• [What is needed]
Nothing but a number should be given: how many lines in the entries below include the string "kLLAff".

_ _ _ _

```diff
diff --git a/bdls_amd/csrc/curve_consts.h b/bdls_amd/csrc/curve_consts.h
--- a/bdls_amd/csrc/curve_consts.h
+++ b/bdls_amd/csrc/curve_consts.h
@@ -47,6 +47,14 @@
   static constexpr int a_is_minus3 = 1;
   static constexpr int sparse_p256 = 1;
 };
+struct Fn30_p256 {
+  static constexpr uint32_t p[9] = {0x3c632551u, 0x0ee72b0bu, 0x3179e84fu, 0x39beab69u, 0x3fffffbcu, 0x3fffffffu, 0x00000fffu, 0x3fffc000u, 0x0000ffffu};
+  static constexpr uint32_t n0 = 0x2e00bc4fu;
+  static constexpr uint32_t r1[9] = {0x36abc000u, 0x353d039cu, 0x05ec3118u, 0x15258e86u, 0x0010c641u, 0x00000000u, 0x3c000000u, 0x0fffffffu, 0x00000000u};
+  static constexpr uint32_t r2[9] = {0x0887ac57u, 0x05d911a5u, 0x130785e0u, 0x2a328ab8u, 0x19076a9eu, 0x1afb1658u, 0x2484a92bu, 0x2a0ebf05u, 0x000055abu};
+  using M32 = Fn_p256;
+  static constexpr int sparse_p256 = 0;
+};
 struct Fp_k1 {
   static constexpr uint32_t m[8] = {0xfffffc2fu, 0xfffffffeu, 0xffffffffu, 0xffffffffu, 0xffffffffu, 0xffffffffu, 0xffffffffu, 0xffffffffu};
   static constexpr uint32_t n0 = 0xd2253531u;
@@ -93,4 +101,12 @@
   static constexpr int a_is_minus3 = 0;
   static constexpr int sparse_p256 = 0;
 };
+struct Fn30_k1 {
+  static constexpr uint32_t p[9] = {0x10364141u, 0x3f497a33u, 0x348a03bbu, 0x2bb739abu, 0x3ffffebau, 0x3fffffffu, 0x3fffffffu, 0x3fffffffu, 0x0000ffffu};
+  static constexpr uint32_t n0 = 0x1588b13fu;
+  static constexpr uint32_t r1[9] = {0x2fafc000u, 0x21732fc9u, 0x3f1100b6u, 0x31950b75u, 0x00515448u, 0x00000000u, 0x00000000u, 0x00000000u, 0x00000000u};
+  static constexpr uint32_t r2[9] = {0x3c6a0df3u, 0x090ea30du, 0x103606edu, 0x17c0c584u, 0x01a618aeu, 0x3341f1cfu, 0x17f5e45bu, 0x1a6f179au, 0x0000581cu};
+  using M32 = Fn_k1;
+  static constexpr int sparse_p256 = 0;
+};
 }
diff --git a/bdls_amd/csrc/ec30.h b/bdls_amd/csrc/ec30.h
--- a/bdls_amd/csrc/ec30.h
+++ b/bdls_amd/csrc/ec30.h
@@ -139,9 +139,9 @@
   f_copy(p.Z, r.Z);
 }
 
-template <class F>
+template <class F, bool ZF = false>
 BH_HD bool j_degenerate(const uint32_t z3[9], const uint32_t rr[9], bool* same_y) {
-  const bool degenerate = f_is_zero2<F>(z3);
+  const bool degenerate = f_is_zero2<F, ZF>(z3);
   if (degenerate) {
     uint32_t t[9];
     f_reduce<F>(t, rr);
@@ -196,7 +196,7 @@
   return j_add_impl<F, true>(r, &pz, p, q, neg, same_y);
 }
 
-template <class F, bool CO>
+template <class F, bool CO, bool ZF = false>
 BH_HD bool j_madd_impl(J30& r, J30* pz, const J30& p, const uint32_t x2[9], const uint32_t y2[9],
                        bool neg, bool* same_y) {
   uint32_t z1z1[9], u2[9], s2[9], h[9], rr[9], t[9], hh[9], hhh[9], v[9], w[9];
@@ -222,18 +222,18 @@
     f_copy(pz->Y, t);
     f_copy(pz->Z, r.Z);
   }
-  return j_degenerate<F>(r.Z, rr, same_y);
-}
-
-template <class F>
+  return j_degenerate<F, ZF>(r.Z, rr, same_y);
+}
+
+template <class F, bool ZF = false>
 BH_HD bool j_madd(J30& r, const J30& p, const uint32_t x2[9], const uint32_t y2[9], bool* same_y,
                   bool neg = false) {
-  return j_madd_impl<F, false>(r, nullptr, p, x2, y2, neg, same_y);
-}
-template <class F>
+  return j_madd_impl<F, false, ZF>(r, nullptr, p, x2, y2, neg, same_y);
+}
+template <class F, bool ZF = false>
 BH_HD bool j_madd_co(J30& r, J30& pz, const J30& p, const uint32_t x2[9], const uint32_t y2[9],
                      bool* same_y, bool neg = false) {
-  return j_madd_impl<F, true>(r, &pz, p, x2, y2, neg, same_y);
+  return j_madd_impl<F, true, ZF>(r, &pz, p, x2, y2, neg, same_y);
 }
 
 template <class F>
diff --git a/bdls_amd/csrc/fp30.h b/bdls_amd/csrc/fp30.h
--- a/bdls_amd/csrc/fp30.h
+++ b/bdls_amd/csrc/fp30.h
@@ -1,10 +1,6 @@
 #pragma once
 #include "bh_common.h"
 #include "curve_consts.h"
-
-#ifndef BH_ZFILTER
-#define BH_ZFILTER 0
-#endif
 
 namespace bh {
 
@@ -262,11 +258,16 @@
   return x == 0;
 }
 
-template <class F>
+template <class F, bool ZF = false>
 BH_HD bool f_is_zero2(const uint32_t a[9]) {
-#if BH_ZFILTER
-  if (a[0] != 0u && a[0] != F::p[0]) return false;
+  if constexpr (ZF) {
+    const bool maybe = a[0] == 0u || a[0] == F::p[0];
+#if defined(__HIP_DEVICE_COMPILE__)
+    if (__builtin_amdgcn_ballot_w64(maybe) == 0ull) return false;
+#else
+    if (!maybe) return false;
 #endif
+  }
   uint32_t z = 0, q = 0;
 #pragma unroll
   for (int i = 0; i < 9; i++) {
diff --git a/bdls_amd/csrc/gen_consts.py b/bdls_amd/csrc/gen_consts.py
--- a/bdls_amd/csrc/gen_consts.py
+++ b/bdls_amd/csrc/gen_consts.py
@@ -85,6 +85,18 @@
     print("};")
 
 
+def emit_fn30(name, cname, n):
+    n0 = (-pow(n, -1, 2**W)) % 2**W
+    print(f"struct {name} {{  // the group order n in radix 2^30, R = 2^270")
+    print(f"  static constexpr uint32_t p[9] = {{{limbs30(n)}}};")
+    print(f"  static constexpr uint32_t n0 = 0x{n0:08x}u;  // -n^-1 mod 2^30")
+    print(f"  static constexpr uint32_t r1[9] = {{{limbs30(R30 % n)}}};  // R mod n")
+    print(f"  static constexpr uint32_t r2[9] = {{{limbs30(R30 * R30 % n)}}};  // R^2 mod n")
+    print(f"  using M32 = Fn_{cname};  // the same field on 32-bit limbs (fe.h safegcd)")
+    print("  static constexpr int sparse_p256 = 0;")
+    print("};")
+
+
 def main():
     print("// GENERATED by gen_consts.py -- do not edit.")
     print("#pragma once")
@@ -105,6 +117,7 @@
         print(f"  static constexpr int a_is_minus3 = {1 if c['a'] == -3 else 0};")
         print("};")
         emit_fp30(f"F30_{cname}", c)
+        emit_fn30(f"Fn30_{cname}", cname, c["n"])
     print("}  // namespace bh")
 
 
diff --git a/bdls_amd/csrc/verify.h b/bdls_amd/csrc/verify.h
--- a/bdls_amd/csrc/verify.h
+++ b/bdls_amd/csrc/verify.h
@@ -96,6 +96,7 @@
   void* ev_build_wait = nullptr;
   void* ev_build_done = nullptr;
   bool ll_tables = true;
+  bool comb_zfilter = true;
   void* records_ready = nullptr;
 };
 
@@ -261,11 +262,9 @@
     }
     st9(w.rm, i, w.ns, rm);
     st9(w.r2m, i, w.ns, r2m);
-    to_mont<N>(s, s);
   } else {
-    for (int k = 0; k < 8; k++) { e[k] = r[k] = 0; }
-    e[0] = r[0] = 1;
-    load_const8(s, N::r1);
+    for (int k = 0; k < 8; k++) { e[k] = r[k] = s[k] = 0; }
+    e[0] = r[0] = s[0] = 1;
     f_const(qx30, P::gx_m);
     f_const(qy30, P::gy_m);
   }
@@ -361,11 +360,9 @@
     }
     st9(w.rm, i, w.ns, rm);
     st9(w.r2m, i, w.ns, r2m);
-    to_mont<N>(s, s);
   } else {
-    for (int k = 0; k < 8; k++) r[k] = 0;
-    r[0] = 1;
-    load_const8(s, N::r1);
+    for (int k = 0; k < 8; k++) r[k] = s[k] = 0;
+    r[0] = s[0] = 1;
     f_const(qx30, P::gx_m);
     f_const(qy30, P::gy_m);
   }
@@ -376,46 +373,74 @@
   w.st[i] = st;
 }
 
+template <class N>
+using N30Of = typename std::conditional<std::is_same<N, Fn_p256>::value, Fn30_p256, Fn30_k1>::type;
+
+BH_HD void ld8_30(uint32_t r[9], const uint32_t* base, uint32_t i, uint32_t ns) {
+  uint32_t t[8];
+  ld8(t, base, i, ns);
+  f_from_u256(r, t);
+}
+template <class F>
+BH_HD void st8_30(uint32_t* base, uint32_t i, uint32_t ns, const uint32_t a[9]) {
+  uint32_t c[9], t[8];
+  f_canon<F>(c, a);
+  f_to_u256(t, c);
+  st8(base, i, ns, t);
+}
+
 template <class N, bool U1 = true, bool VAR = false>
 BH_HD void stage_inv(const Work& w, uint32_t c, uint32_t stride, uint32_t n) {
-  uint32_t acc[8], x[8];
-  load_const8(acc, N::r1);
+  using F = N30Of<N>;
+  uint32_t acc[9], x[9];
+  f_const(acc, F::r1);
   uint32_t last = c;
   for (uint32_t i = c; i < n; i += stride) {
-    st8(w.pre, i, w.ns, acc);
-    ld8(x, w.sm, i, w.ns);
-    mont_mul<N>(acc, acc, x);
+    st8_30<F>(w.pre, i, w.ns, acc);
+    ld8_30(x, w.sm, i, w.ns);
+    f_mul<F>(acc, acc, x);
     last = i;
   }
   if (c >= n) return;
-  uint32_t inv[8];
-  mont_inv_sg<N, VAR>(inv, acc);
+  uint32_t inv[9];
+  {
+    uint32_t a8[8], i8[8], r2[9];
+    f_canon<F>(acc, acc);
+    f_to_u256(a8, acc);
+    mod_inv_sg<N, VAR>(i8, a8);
+    f_from_u256(inv, i8);
+    f_const(r2, F::r2);
+    f_mul<F>(inv, inv, r2);
+  }
   for (uint32_t i = last;; i -= stride) {
-    uint32_t pre[8], wi[8], t[8];
-    ld8(pre, w.pre, i, w.ns);
-    mont_mul<N>(wi, inv, pre);
-    ld8(x, w.sm, i, w.ns);
-    mont_mul<N>(inv, inv, x);
+    uint32_t pre[9], wi[9], t[9];
+    ld8_30(pre, w.pre, i, w.ns);
+    f_mul<F>(wi, inv, pre);
+    ld8_30(x, w.sm, i, w.ns);
+    f_mul<F>(inv, inv, x);
     if constexpr (U1) {
-      ld8(t, w.e, i, w.ns);
-      mont_mul<N>(t, t, wi);
-      st8(w.e, i, w.ns, t);
+      ld8_30(t, w.e, i, w.ns);
+      f_mul<F>(t, t, wi);
+      st8_30<F>(w.e, i, w.ns, t);
     } else {
-      st8(w.sm, i, w.ns, wi);
-    }
-    ld8(t, w.r, i, w.ns);
-    mont_mul<N>(t, t, wi);
-    st8(w.r, i, w.ns, t);
+      st8_30<F>(w.sm, i, w.ns, wi);
+    }
+    ld8_30(t, w.r, i, w.ns);
+    f_mul<F>(t, t, wi);
+    st8_30<F>(w.r, i, w.ns, t);
     if (i < c + stride) break;
   }
 }
 
 template <class N>
 BH_HD void calc_u1(uint32_t u1[8], const Work& w, uint32_t i) {
-  uint32_t wi[8];
-  ld8(u1, w.e, i, w.ns);
-  ld8(wi, w.sm, i, w.ns);
-  mont_mul<N>(u1, u1, wi);
+  using F = N30Of<N>;
+  uint32_t e[9], wi[9];
+  ld8_30(e, w.e, i, w.ns);
+  ld8_30(wi, w.sm, i, w.ns);
+  f_mul<F>(e, e, wi);
+  f_canon<F>(e, e);
+  f_to_u256(u1, e);
 }
 
 BH_HD void booth5(uint32_t in6, uint32_t* mag, bool* neg) {
@@ -1517,11 +1542,11 @@
   idx = x;
 }
 
-template <class P>
+template <class P, bool ZF = false>
 BH_HD void ll_madd(J30& A, bool& a_inf, const uint32_t tx[9], uint32_t ty[9], bool neg,
                    const uint32_t one[9]) {
   bool same;
-  const bool deg = j_madd<P>(A, A, tx, ty, &same, neg);
+  const bool deg = j_madd<P, ZF>(A, A, tx, ty, &same, neg);
   if (a_inf || deg) {
     if (neg) f_neg<P, 64>(ty, ty);
     if (a_inf || same) {
@@ -1538,7 +1563,7 @@
   }
 }
 
-template <class P>
+template <class P, bool ZF = false>
 BH_HD void ll_dbladd(J30& A, bool& a_inf, const uint32_t tx[9], uint32_t ty[9], bool neg,
                      const uint32_t one[9]) {
   if (a_inf) {
@@ -1551,7 +1576,7 @@
   }
   J30 R, Az;
   bool same;
-  if (j_madd_co<P>(R, Az, A, tx, ty, &same, neg)) {
+  if (j_madd_co<P, ZF>(R, Az, A, tx, ty, &same, neg)) {
     if (neg) f_neg<P, 64>(ty, ty);
     J30 T;
     f_copy(T.X, tx);
@@ -1564,10 +1589,10 @@
     return;
   }
   j_zaddu<P>(A, R, Az);
-  if (f_is_zero2<P>(A.Z)) a_inf = true;
-}
-
-template <class P>
+  if (f_is_zero2<P, ZF>(A.Z)) a_inf = true;
+}
+
+template <class P, bool ZF = false>
 BH_HD void q_llcomb_g(J30& A, bool& a_inf, const Work& w, uint32_t i, const uint32_t* tab,
                       uint32_t stride, const uint32_t* g2) {
   uint32_t u2[8], u1[8], one[9];
@@ -1595,10 +1620,10 @@
       ll_column(sl, j, idx, neg);
       if (stride) llent_load(tx, ty, tab + idx * stride);
       else llaff_load(tx, ty, tab, idx);
-      ll_dbladd<P>(A, a_inf, tx, ty, neg, one);
+      ll_dbladd<P, ZF>(A, a_inf, tx, ty, neg, one);
     }
     if (j == 0 || (j - 1) % kGF == 0) {
-      ll_madd<P>(A, a_inf, gx, gy, gneg, one);
+      ll_madd<P, ZF>(A, a_inf, gx, gy, gneg, one);
       if (j > 0) {
         g2_column(gl, j > kGF ? j - kGF : 0, gidx, gneg);
         llaff_load(gx, gy, g2, gidx);
@@ -1607,12 +1632,12 @@
   }
 }
 
-template <class P>
+template <class P, bool ZF = false>
 BH_HD bool stage_keycomb_fold(const Work& w, uint32_t i, const uint32_t* tab, uint32_t stride,
                               const uint32_t* g2) {
   J30 A;
   bool a_inf;
-  q_llcomb_g<P>(A, a_inf, w, i, tab, stride, g2);
+  q_llcomb_g<P, ZF>(A, a_inf, w, i, tab, stride, g2);
   return finish_check<P>(w, i, A, a_inf, A, true);
 }
 
diff --git a/bdls_amd/csrc/verify_kernels.hip b/bdls_amd/csrc/verify_kernels.hip
--- a/bdls_amd/csrc/verify_kernels.hip
+++ b/bdls_amd/csrc/verify_kernels.hip
@@ -663,7 +663,7 @@
 #endif
 constexpr uint32_t kLdsTabs = BH_LDS_TABS;
 constexpr uint32_t kLdsTabWords = kLLEnt * kLLLds;
-template <class P>
+template <class P, bool ZF>
 __global__ __launch_bounds__(256) BH_KEYCOMB_ATTR void k_keycomb(Work w, Plan pl, KeyReg g,
                                                  const uint32_t* __restrict__ gtab,
                                                  uint8_t* __restrict__ reason, uint32_t ll) {
@@ -673,7 +673,7 @@
     if (j >= cnt) return;
     const uint32_t i = pl.comb_order[j];
     const uint32_t id = pl.rec_tab[i];
-    const bool ok = ll ? stage_keycomb_fold<P>(w, i, tab_ptr(pl, g, id), kLLAff, g2_of(gtab))
+    const bool ok = ll ? stage_keycomb_fold<P, ZF>(w, i, tab_ptr(pl, g, id), kLLAff, g2_of(gtab))
                        : stage_keycomb_q<P>(w, i, j, tab_ptr(pl, g, id), false, 0u,
                                             !(id & kLocal));
     reason[i] = ok ? R_OK : R_MATH;
@@ -722,8 +722,16 @@
   if (!have) return;
   const bool in_lds = lcl && slot < kLdsTabs;
   const uint32_t* tab = in_lds ? s_tab + slot * kLdsTabWords : tab_ptr(pl, g, id);
-  const bool ok = stage_keycomb_fold<P>(w, i, tab, in_lds ? kLLLds : kLLAff, g2_of(gtab));
+  const bool ok = stage_keycomb_fold<P, ZF>(w, i, tab, in_lds ? kLLLds : kLLAff, g2_of(gtab));
   reason[i] = ok ? R_OK : R_MATH;
+}
+
+template <class P>
+static void launch_keycomb(bool zf, dim3 grd, dim3 blk, hipStream_t s, const Work& w,
+                           const Plan& pl, const KeyReg& g, const uint32_t* gtab, uint8_t* reason,
+                           uint32_t ll) {
+  if (zf) hipLaunchKernelGGL((k_keycomb<P, true>), grd, blk, 0, s, w, pl, g, gtab, reason, ll);
+  else hipLaunchKernelGGL((k_keycomb<P, false>), grd, blk, 0, s, w, pl, g, gtab, reason, ll);
 }
 
 template <class P, int L>
@@ -1138,7 +1146,7 @@
       if ((e = comb_sort(pl, g, n, s, &plk))) return e;
       hipLaunchKernelGGL((k_ktab_ladder<P>), grd, blk, 0, s, w, plk, g, gtab, reason, 0u, grd.x,
                          1u);
-      hipLaunchKernelGGL((k_keycomb<P>), grd, blk, 0, s, w, plk, g, gtab, reason, 1u);
+      launch_keycomb<P>(o.comb_zfilter, grd, blk, s, w, plk, g, gtab, reason, 1u);
       hipLaunchKernelGGL(k_bitmap, grd, blk, 0, s, reason, n, bitmap);
       return hipGetLastError();
     }
@@ -1262,7 +1270,7 @@
                          g, gtab, reason);
       break;
     default:
-      hipLaunchKernelGGL((k_keycomb<P>), grd, blk, 0, s, w, plc, g, gtab, reason, ll);
+      launch_keycomb<P>(o.comb_zfilter, grd, blk, s, w, plc, g, gtab, reason, ll);
   }
   hipLaunchKernelGGL(k_bitmap, grd, blk, 0, s, reason, n, bitmap);
   REC(6);
```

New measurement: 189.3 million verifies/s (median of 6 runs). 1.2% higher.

_ _ _ _

• [Result for this task]
4